All samples for this study were collected by the Virus Reference and Surveillance Laboratory of the Wadsworth Center in Albany, New York, which maintains a repository of human influenza samples dating back to 1992. Virus samples were received as part of outbreak investigations, through the reference function of the laboratory, and, since 2001, as part of a sentinel physician influenza programme. Use of the diagnostic samples in this study was approved by the New York State Department of Health Institutional Review Board.

Viral RNA isolation

Isolates were amplified in tube cultures of primary rhesus monkey kidney (pRhMK) cells before extracting 140 µl of culture supernatant. Viral RNA was extracted from clarified supernatant fluid using the Qiagen BioRobot M48 workstation with the MagAttract Viral RNA M48 kit (Qiagen).

RNA ligation

RNA was circularized overnight at 4 °C with T4 RNA ligase (Epicentre). Before the ligation step, the RNA was first treated with tobacco acid pyrophosphatase (20 U TAP in a 15-µl reaction, incubated at 37 °C for 1 h). TAP treatment is usually used to remove molecules from the 5′ end of RNA, mostly plus-strand RNA. Although no such molecules are expected to be present on the influenza genomic RNA segments, ligation was more efficient with this treatment than without. The circularized RNA was cleaned again with the RNeasy Mini kit (Qiagen).

RT–PCR and sequencing

The first step in the high-throughput sequencing pipeline uses reverse transcription followed by polymerase chain reaction amplification to generate overlapping DNA amplicons covering each segment of the influenza virus genome. Overlapping primers were designed approximately every 200–250 nucleotides along the genome; degenerate primers allow the pipeline to tolerate sequence variation. In order to capture the extreme ends of each segment, we used an RNA circularization step before the RT–PCR27. We then used RT–PCR to amplify a chimaeric product that contained the sequence from both ends of the segment.

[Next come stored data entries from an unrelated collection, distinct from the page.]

template <int F>
__global__ void __launch_bounds__(THREADS, 1) gemm_nt_kernel(const __grid_constant__ Tmaps tm, const __grid_constant__ Params p) {
    extern __shared__ uint8_t smem_raw[];
    uint8_t* smem = reinterpret_cast<uint8_t*>((reinterpret_cast<uintptr_t>(smem_raw) + 1023) & ~static_cast<uintptr_t>(1023));
    const bool res = p.b_res != 0;
    uint8_t* bres = smem;
    uint8_t* ring = res ? smem + RES_BYTES : smem;
    const int ring_stages = res ? RES_STAGES : STAGES;
    const int ring_stride = res ? A_BYTES : STAGE_BYTES;
    const int stg_per_warp = res ? 1 : 2;
    uint8_t* staging = ring + ring_stages * ring_stride;
    uint64_t* full = reinterpret_cast<uint64_t*>(staging + MMA_WARPS * stg_per_warp * WSTG_BYTES);
    uint64_t* empty = full + STAGES;
    uint64_t* bres_full = empty + STAGES;
    uint64_t* bres_empty = bres_full + RES_MAX_KB;
    float* stat_sm = reinterpret_cast<float*>(reinterpret_cast<uint8_t*>(full) + BAR_BYTES);
    static_assert((2 * STAGES + 2 * RES_MAX_KB) * 8 <= BAR_BYTES, "barrier area");
    static_assert(RES_STAGES <= STAGES, "ring barriers");
    const bool want_stats = p.col_sum != nullptr || p.col_sumsq != nullptr;

    const int warp = threadIdx.x >> 5;
    const int lane = threadIdx.x & 31;
    const uint32_t b_tx = p.bn_pad * BK * 2 + (p.has_tail ? 16 * BK * 2 : 0);
    if (want_stats)
        for (int i = threadIdx.x; i < 2 * STAT_COLS; i += THREADS) stat_sm[i] = 0.f;

    if (threadIdx.x == 0) {
        for (int i = 0; i < p.n_seg; ++i) {
            tma_prefetch_desc(&tm.a[p.seg[i].a_idx]);
            tma_prefetch_desc(&tm.b[p.seg[i].b_idx]);
        }
        if (p.has_tail) tma_prefetch_desc(&tm.tail);
        if (p.tma_store) tma_prefetch_desc(&tm.out);
        for (int s = 0; s < STAGES; ++s) { mbar_init(&full[s], 1); mbar_init(&empty[s], MMA_WARPS); }
        for (int s = 0; s < RES_MAX_KB; ++s) { mbar_init(&bres_full[s], 1); mbar_init(&bres_empty[s], MMA_WARPS); }
        fence_barrier_init();
    }
    __syncthreads();

    if (warp >= MMA_WARPS) {
        producer_regs();
        if (warp == MMA_WARPS && lane == 0) {
            int stage = 0; uint32_t phase = 0;
            TileIter ti(p);
            while (ti.next()) {
                int kbg = 0;
                for (int s = 0; s < p.n_seg; ++s) {
                    const Seg sg = p.seg[s];
                    for (int kb = 0; kb < sg.k_blocks; ++kb, ++kbg) {
                        mbar_wait(&empty[stage], phase ^ 1);
                        uint8_t* sa = ring + stage * ring_stride;
                        if (!res) {
                            uint8_t* sb = sa + A_BYTES;
                            mbar_arrive_expect_tx(&full[stage], A_BYTES + b_tx);
                            tma_load_2d(sa, &tm.a[sg.a_idx], &full[stage], sg.a_koff + kb * BK, ti.m_blk * BM);
                            tma_load_2d(sb, &tm.b[sg.b_idx], &full[stage], sg.b_koff + kb * BK, ti.n_blk * p.bn_main);
                            if (p.has_tail) tma_load_2d(sb + p.bn_pad * BK * 2, &tm.tail, &full[stage], sg.b_koff + kb * BK, 0);
                        } else {
                            mbar_arrive_expect_tx(&full[stage], A_BYTES);
                            tma_load_2d(sa, &tm.a[sg.a_idx], &full[stage], sg.a_koff + kb * BK, ti.m_blk * BM);
                            if (ti.first) {
                                mbar_wait(&bres_empty[kbg], (uint32_t)(ti.group & 1) ^ 1);
                                uint8_t* sb = bres + (size_t)kbg * b_tx;
                                mbar_arrive_expect_tx(&bres_full[kbg], b_tx);
                                tma_load_2d(sb, &tm.b[sg.b_idx], &bres_full[kbg], sg.b_koff + kb * BK, ti.n_blk * p.bn_main);
                                if (p.has_tail) tma_load_2d(sb + p.bn_pad * BK * 2, &tm.tail, &bres_full[kbg], sg.b_koff + kb * BK, 0);
                            }
// ... 9 lines not shown

    constexpr bool GEN = (F & F_GENERIC) != 0;
    const bool f_bias = GEN ? p.bias != nullptr : (F & F_BIAS) != 0;
    const bool f_aux = GEN ? p.aux != nullptr : (F & F_AUX) != 0;
    const bool f_relu = GEN ? p.relu != 0 : (F & F_RELU) != 0;
    const bool f_rs = GEN ? p.row_scale != nullptr : (F & F_ROWSCALE) != 0;
    const bool f_acc = GEN ? p.accumulate != 0 : (F & F_ACCUM) != 0;
    const bool f_r1 = GEN ? p.r1_row != nullptr : (F & F_R1) != 0;
    const bool f_attn = GEN ? (p.epi == SGF_EPI_ATTN_APPLY || p.epi == SGF_EPI_ATTN_GRAM) : (F & F_ATTN) != 0;
    const bool f_tma = GEN ? p.tma_store != 0 : true;
    const bool f_stats = GEN ? want_stats : false;
    const int out_dtype = GEN ? p.out_dtype : 1;
    const int wg = warp >> 2;
    const int wq = warp & 3;
    const int rr = lane >> 2;
    const int cq = 2 * (lane & 3);
    float alpha = p.alpha, beta = p.beta;
    if (p.alpha_dev) alpha *= *p.alpha_dev;
    if (p.beta_dev) beta *= *p.beta_dev;
    const float nfv = (f_attn && p.nf_dev) ? *p.nf_dev : p.nf;
    const int GW = out_dtype == 1 ? 64 : 32;
    const int ppg = GW / 32;
    const int n_pieces = (p.bn_main + 31) / 32;
    const int nch = p.bn_pad / 64;
    uint8_t* wstg = staging + warp * stg_per_warp * WSTG_BYTES;
    const uint32_t a_off = wg * 64 * BK * 2;

    float acc[4][32];
    float acct[8];
    uint32_t gcount = 0;
    int stage = 0; uint32_t phase = 0;
    TileIter ti(p);
    while (ti.next()) {
        for (int kbg = 0; kbg < p.total_kb; ++kbg) {
            if (res && ti.first) mbar_wait(&bres_full[kbg], (uint32_t)(ti.group & 1));
            mbar_wait(&full[stage], phase);
            const uint32_t sa = smem_u32(ring + stage * ring_stride) + a_off;
            const uint32_t sb = res ? smem_u32(bres) + (uint32_t)kbg * b_tx : smem_u32(ring + stage * ring_stride) + A_BYTES;
            wgmma_fence();
#pragma unroll
            for (int k = 0; k < BK / 16; ++k) {
                const uint64_t da = make_smem_desc_sw128(sa + k * 32, 16, 1024);
                const uint32_t sc = (kbg > 0 || k > 0) ? 1u : 0u;
#pragma unroll
                for (int j = 0; j < 4; ++j)
                    if (j < nch) wgmma_n64<0, 0>(acc[j], da, make_smem_desc_sw128(sb + j * 8192 + k * 32, 16, 1024), sc);
                if (p.has_tail) wgmma_n16<0, 0>(acct, da, make_smem_desc_sw128(sb + p.bn_pad * BK * 2 + k * 32, 16, 1024), sc);
            }
            wgmma_commit();
            wgmma_wait<0>();
#pragma unroll
            for (int j = 0; j < 4; ++j) fence_regs(acc[j]);
            fence_regs(acct);
            __syncwarp();
            if (lane == 0) {
                mbar_arrive(&empty[stage]);
                if (res && ti.last) mbar_arrive(&bres_empty[kbg]);
            }
            if (++stage == ring_stages) { stage = 0; phase ^= 1; }
        }

        const int m_blk = ti.m_blk, n_blk = ti.n_blk;
        const int64_t row_w = (int64_t)m_blk * BM + wg * 64 + wq * 16;
        const int64_t rows[2] = {row_w + rr, row_w + rr + 8};
        const bool row_ok[2] = {rows[0] < p.rows, rows[1] < p.rows};
        const int col_base = n_blk * p.bn_main;
        float rs[2] = {1.f, 1.f}, r1r[2] = {0.f, 0.f}, inv_den[2] = {1.f, 1.f};
#pragma unroll
        for (int s = 0; s < 2; ++s) {
            if (f_rs && row_ok[s]) rs[s] = p.row_scale[rows[s]];
            if (f_r1 && row_ok[s]) r1r[s] = p.r1_row[rows[s]];
        }
        if (f_attn) {
#pragma unroll
            for (int s = 0; s < 2; ++s) {
                const float den = __shfl_sync(0xffffffffu, acct[2 * s], lane & ~3) + nfv;
                inv_den[s] = 1.f / den;
                if (row_ok[s] && p.den_out && n_blk == 0 && (lane & 3) == 0) p.den_out[rows[s]] = den;
            }
        }
#pragma unroll
        for (int pc = 0; pc < 8; ++pc) {
            if (pc >= n_pieces) break;
            const int g = pc / ppg, pp = pc % ppg;
            const uint32_t buf = stg_per_warp == 2 ? (gcount & 1) : 0;
            if (f_tma && pp == 0) {
                if (lane == 0) {
                    if (stg_per_warp == 2) bulk_wait_read<1>(); else bulk_wait_read<0>();
                }
                __syncwarp();
            }
            float v[16];
#pragma unroll
            for (int i = 0; i < 16; ++i) v[i] = acc[pc >> 1][(pc & 1) * 16 + i];
            const int col0 = col_base + pc * 32 + cq;
            float ax[16], old[16];
            if (f_aux) load_piece<GEN>(p.aux, p.aux_dtype, p.ld_aux, rows, row_ok, col0, p.n_out, true, ax);
            if (f_acc) load_piece<GEN>(p.out, out_dtype, p.ldo, rows, row_ok, col0, p.n_out, false, old);
#pragma unroll
// ... 56 lines not shown
                        float s1 = 0.f, s2 = 0.f;
                        for (int r = 0; r < 16 && r < valid_rows; ++r) {
                            float x;
                            if (out_dtype == 1) {
                                const int chunk = (cg >> 3) ^ (r & 7);
                                x = __bfloat162float(*reinterpret_cast<const __nv_bfloat16*>(tile + r * 128 + chunk * 16 + (cg & 7) * 2));
                            } else {
                                const int chunk = (cg >> 2) ^ (r & 7);
                                x = *reinterpret_cast<const float*>(tile + r * 128 + chunk * 16 + (cg & 3) * 4);
                            }
                            s1 += x;
                            s2 += x * x;
                        }
                        atomicAdd(&stat_sm[colg], s1);
                        atomicAdd(&stat_sm[STAT_COLS + colg], s2);
                    }
                }
                ++gcount;
            }
        }
    }
    if (f_tma && lane == 0) bulk_wait<0>();
    if (f_stats) {
        named_bar_sync(3, 32 * MMA_WARPS);
        for (int i = threadIdx.x; i < p.n_out; i += 32 * MMA_WARPS) {
            if (p.col_sum) atomicAdd(&p.col_sum[i], stat_sm[i]);
            if (p.col_sumsq) atomicAdd(&p.col_sumsq[i], stat_sm[STAT_COLS + i]);
        }
    }
}
}

constexpr int FLUSH_KB = 16;
template <int BATCH>
__device__ __forceinline__ void flush_acc(float (&acc)[4][32], float* ws, int mp, int mrow, int cq, int j0, int ncols, bool add) {
#pragma unroll
    for (int j = 0; j < 4; ++j) {
        if (j < j0) continue;
#pragma unroll
        for (int i0 = 0; i0 < 32; i0 += BATCH) {
            float old[BATCH];
#pragma unroll
            for (int q = 0; q < BATCH; ++q) {
                const int i = i0 + q, col = 64 * j + 8 * (i >> 2) + cq + (i & 1);
                old[q] = (add && col < ncols) ? ws[(int64_t)col * mp + mrow + 8 * ((i >> 1) & 1)] : 0.f;
            }
#pragma unroll
            for (int q = 0; q < BATCH; ++q) {
                const int i = i0 + q, col = 64 * j + 8 * (i >> 2) + cq + (i & 1);
                if (col < ncols) ws[(int64_t)col * mp + mrow + 8 * ((i >> 1) & 1)] = add ? old[q] + acc[j][i] : acc[j][i];
                acc[j][i] = 0.f;
            }
        }
    }
}

namespace tn {
constexpr int BKN = 64, STAGES = 4, MMA_WARPS = 8, THREADS = 32 * (MMA_WARPS + 4);
constexpr int CHUNK_BYTES = 64 * BKN * 2;
constexpr int A_BYTES = 2 * CHUNK_BYTES;
constexpr int B_BYTES = 4 * CHUNK_BYTES;
constexpr int STAGE_BYTES = A_BYTES + B_BYTES;
constexpr int BAR_BYTES = 256;
constexpr int SMEM_BYTES = STAGES * STAGE_BYTES + BAR_BYTES + 1024;

struct Params {
    int64_t rows;
    int m, n, mp, n_chunks, un;
    int64_t kb_total;
    float* ws;
    int n_pairs;
    int a_off[SGF_TN_MAX_PAIRS], b_off[SGF_TN_MAX_PAIRS];
};
struct Tmaps {
    CUtensorMap a, b;
};

__global__ void __launch_bounds__(THREADS, 1) gemm_tn_kernel(const __grid_constant__ Tmaps tm, const __grid_constant__ Params p) {
    extern __shared__ uint8_t smem_raw[];
    uint8_t* smem = reinterpret_cast<uint8_t*>((reinterpret_cast<uintptr_t>(smem_raw) + 1023) & ~static_cast<uintptr_t>(1023));
    uint64_t* full = reinterpret_cast<uint64_t*>(smem + STAGES * STAGE_BYTES);
    uint64_t* empty = full + STAGES;

    const int warp = threadIdx.x >> 5;
    const int lane = threadIdx.x & 31;
    const int64_t per = p.kb_total / gridDim.y, rem = p.kb_total % gridDim.y;
    const int64_t kb0 = blockIdx.y * per + (blockIdx.y < rem ? blockIdx.y : rem);
    const int64_t kb1 = kb0 + per + (blockIdx.y < rem ? 1 : 0);
    const int m0 = blockIdx.x * 128;
    const int a_chunks = (p.m - m0) >= 128 ? 2 : ((p.m - m0) + 63) / 64;

    if (threadIdx.x == 0) {
        tma_prefetch_desc(&tm.a);
        tma_prefetch_desc(&tm.b);
        for (int s = 0; s < STAGES; ++s) { mbar_init(&full[s], 1); mbar_init(&empty[s], MMA_WARPS); }
        fence_barrier_init();
    }
    __syncthreads();

    if (warp >= MMA_WARPS) {
        producer_regs();
        if (warp == MMA_WARPS && lane == 0) {
            const uint32_t stage_tx = (a_chunks + p.n_chunks) * CHUNK_BYTES;
            int stage = 0; uint32_t phase = 0;
            for (int64_t kb = kb0; kb < kb1; ++kb) {
                for (int pr = 0; pr < p.n_pairs; ++pr) {
                    mbar_wait(&empty[stage], phase ^ 1);
                    uint8_t* sa = smem + stage * STAGE_BYTES;
                    uint8_t* sb = sa + A_BYTES;
                    mbar_arrive_expect_tx(&full[stage], stage_tx);
                    for (int c = 0; c < a_chunks; ++c)
                        tma_load_2d(sa + c * CHUNK_BYTES, &tm.a, &full[stage], p.a_off[pr] + m0 + c * 64, (int32_t)(kb * BKN));
                    for (int c = 0; c < p.n_chunks; ++c)
                        tma_load_2d(sb + c * CHUNK_BYTES, &tm.b, &full[stage], p.b_off[pr] + c * 64, (int32_t)(kb * BKN));
                    if (++stage == STAGES) { stage = 0; phase ^= 1; }
                }
            }
        }
        return;
    }
    consumer_regs();

    const int wg = warp >> 2, wq = warp & 3;
    const bool active = wg < a_chunks;
    float acc[4][32];
#pragma unroll
    for (int j = 0; j < 4; ++j)
#pragma unroll
        for (int i = 0; i < 32; ++i) acc[j][i] = 0.f;
    float* ws = p.ws + (int64_t)blockIdx.y * p.un * p.mp;
    const int mrow = m0 + wg * 64 + wq * 16 + (lane >> 2);
    const int cq = 2 * (lane & 3);
    bool flushed = false;
    int stage = 0; uint32_t phase = 0;
    for (int64_t kb = kb0; kb < kb1; ++kb) {
        for (int pr = 0; pr < p.n_pairs; ++pr) {
            mbar_wait(&full[stage], phase);
            if (active) {
                const uint32_t sa = smem_u32(smem + stage * STAGE_BYTES) + wg * CHUNK_BYTES;
                const uint32_t sb = smem_u32(smem + stage * STAGE_BYTES) + A_BYTES;
                wgmma_fence();
#pragma unroll
                for (int k = 0; k < BKN / 16; ++k) {
                    const uint64_t da = make_smem_desc_sw128(sa + k * 2048, CHUNK_BYTES, 1024);
#pragma unroll
                    for (int j = 0; j < 4; ++j)
                        if (j < p.n_chunks) wgmma_n64<1, 1>(acc[j], da, make_smem_desc_sw128(sb + j * CHUNK_BYTES + k * 2048, CHUNK_BYTES, 1024), 1u);
                }
                wgmma_commit();
                wgmma_wait<0>();
#pragma unroll
                for (int j = 0; j < 4; ++j) fence_regs(acc[j]);
            }
            __syncwarp();
            if (lane == 0) mbar_arrive(&empty[stage]);
            if (++stage == STAGES) { stage = 0; phase ^= 1; }
        }
        if (active && (kb - kb0 + 1) % FLUSH_KB == 0 && kb + 1 < kb1) {
            flush_acc<16>(acc, ws, p.mp, mrow, cq, 0, p.un, flushed);
            flushed = true;
        }
    }
    flush_acc<16>(acc, ws, p.mp, mrow, cq, 0, p.un, flushed);
}

__global__ void tn_reduce_kernel(const float* __restrict__ ws, int nparts, int mp, int un, int m, int n, float alpha,
                                 const float* __restrict__ alpha_dev, float beta, float* __restrict__ out, int64_t ldo, int transpose_out) {
    const int64_t total = (int64_t)n * mp;
    const float a = alpha * (alpha_dev ? *alpha_dev : 1.f);
    for (int64_t t = (int64_t)blockIdx.x * blockDim.x + threadIdx.x; t < total; t += (int64_t)gridDim.x * blockDim.x) {
        const int j = (int)(t / mp), i = (int)(t % mp);
        if (i >= m) continue;
        float s = 0.f;
        for (int c = 0; c < nparts; ++c) s += ws[((int64_t)c * un + j) * mp + i];
        float* o = transpose_out ? &out[(int64_t)j * ldo + i] : &out[(int64_t)i * ldo + j];
        *o = a * s + (beta != 0.f ? beta * *o : 0.f);
    }
}
}
namespace gramk {
constexpr int BKN = 64, MMA_WARPS = 8, THREADS = 32 * (MMA_WARPS + 4);
constexpr int CHUNK_BYTES = 64 * BKN * 2;
constexpr int ONES_BYTES = CHUNK_BYTES;
constexpr int BAR_BYTES = 256;
constexpr int SMEM_BUDGET = 200 * 1024;
constexpr int MAX_STAGES = 8;

struct Params {
    int64_t rows, kb_total;
    int h, chunks, m_blocks, un, mp, n_planes, stages;
    int plane_off[3];
    int n_pairs, pa[6], pb[6];
    float* ws;
};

Complementary DNA synthesis

RT–PCRs were performed with a OneStep RT–PCR kit (Qiagen). Ninety-five reactions were performed per RNA sample. Degenerate primers were designed based upon the alignment of selected human H3N2 sequences. For most of the segments, all full-length and nearly full-length sequences from 1980 to the present were aligned and used for primer design. For others, more stringent criteria were used in order to reduce the number of sequences in the set to a more manageable number. An M13 sequence tag was added to the 5′ end of each primer to be used for sequencing (F primers: TGTAAAACGACGGCCAGT; R primers: CAGGAAACAGCTATGACC). Eight pairs of primers were designed to span the ligated ends of each segment to capture the end sequences. Four of the reactions were analysed on an agarose gel for quality control purposes. Primer sequences are included as a separate table in the Supplementary Data.

Amplicons were prepared for sequencing by incubating them at 37 °C for 60 min with 0.5 U of shrimp alkaline phosphatase (Amersham) and 1 U of exonuclease I (Amersham) to inactivate remaining dNTPs and to digest the single-stranded primers. The enzymes were inactivated by incubation at 72 °C for 15 min.

Sequencing

Sequencing reactions were performed on a standard high-throughput sequencing system using Big Dye Terminator chemistry (Applied Biosystems) with 2 µl of template cDNA. Each amplicon was sequenced from each end using M13 primers (F primer: TGTAAAACGACGGCCAGT; R primer: CAGGAAACAGCTATGACC). Sequencing reactions were analysed on an Applied Biosystems 3730 ABI sequencer. Each influenza isolate was processed on its own 96-well plate to minimize the possibility of sample mix-ups.

Data release

Raw traces were submitted to the NCBI Trace Archive. The finished assembly of each isolate, showing how the traces are aligned to one another and to the finished sequence, was deposited in the NCBI Assembly Archive6, which allows scientists to investigate the data supporting every nucleotide of each genome. An annotation pipeline developed at NCBI (see Supplementary Methods) was run to make gene assignments, and finished genomes with annotation were deposited without delay in GenBank.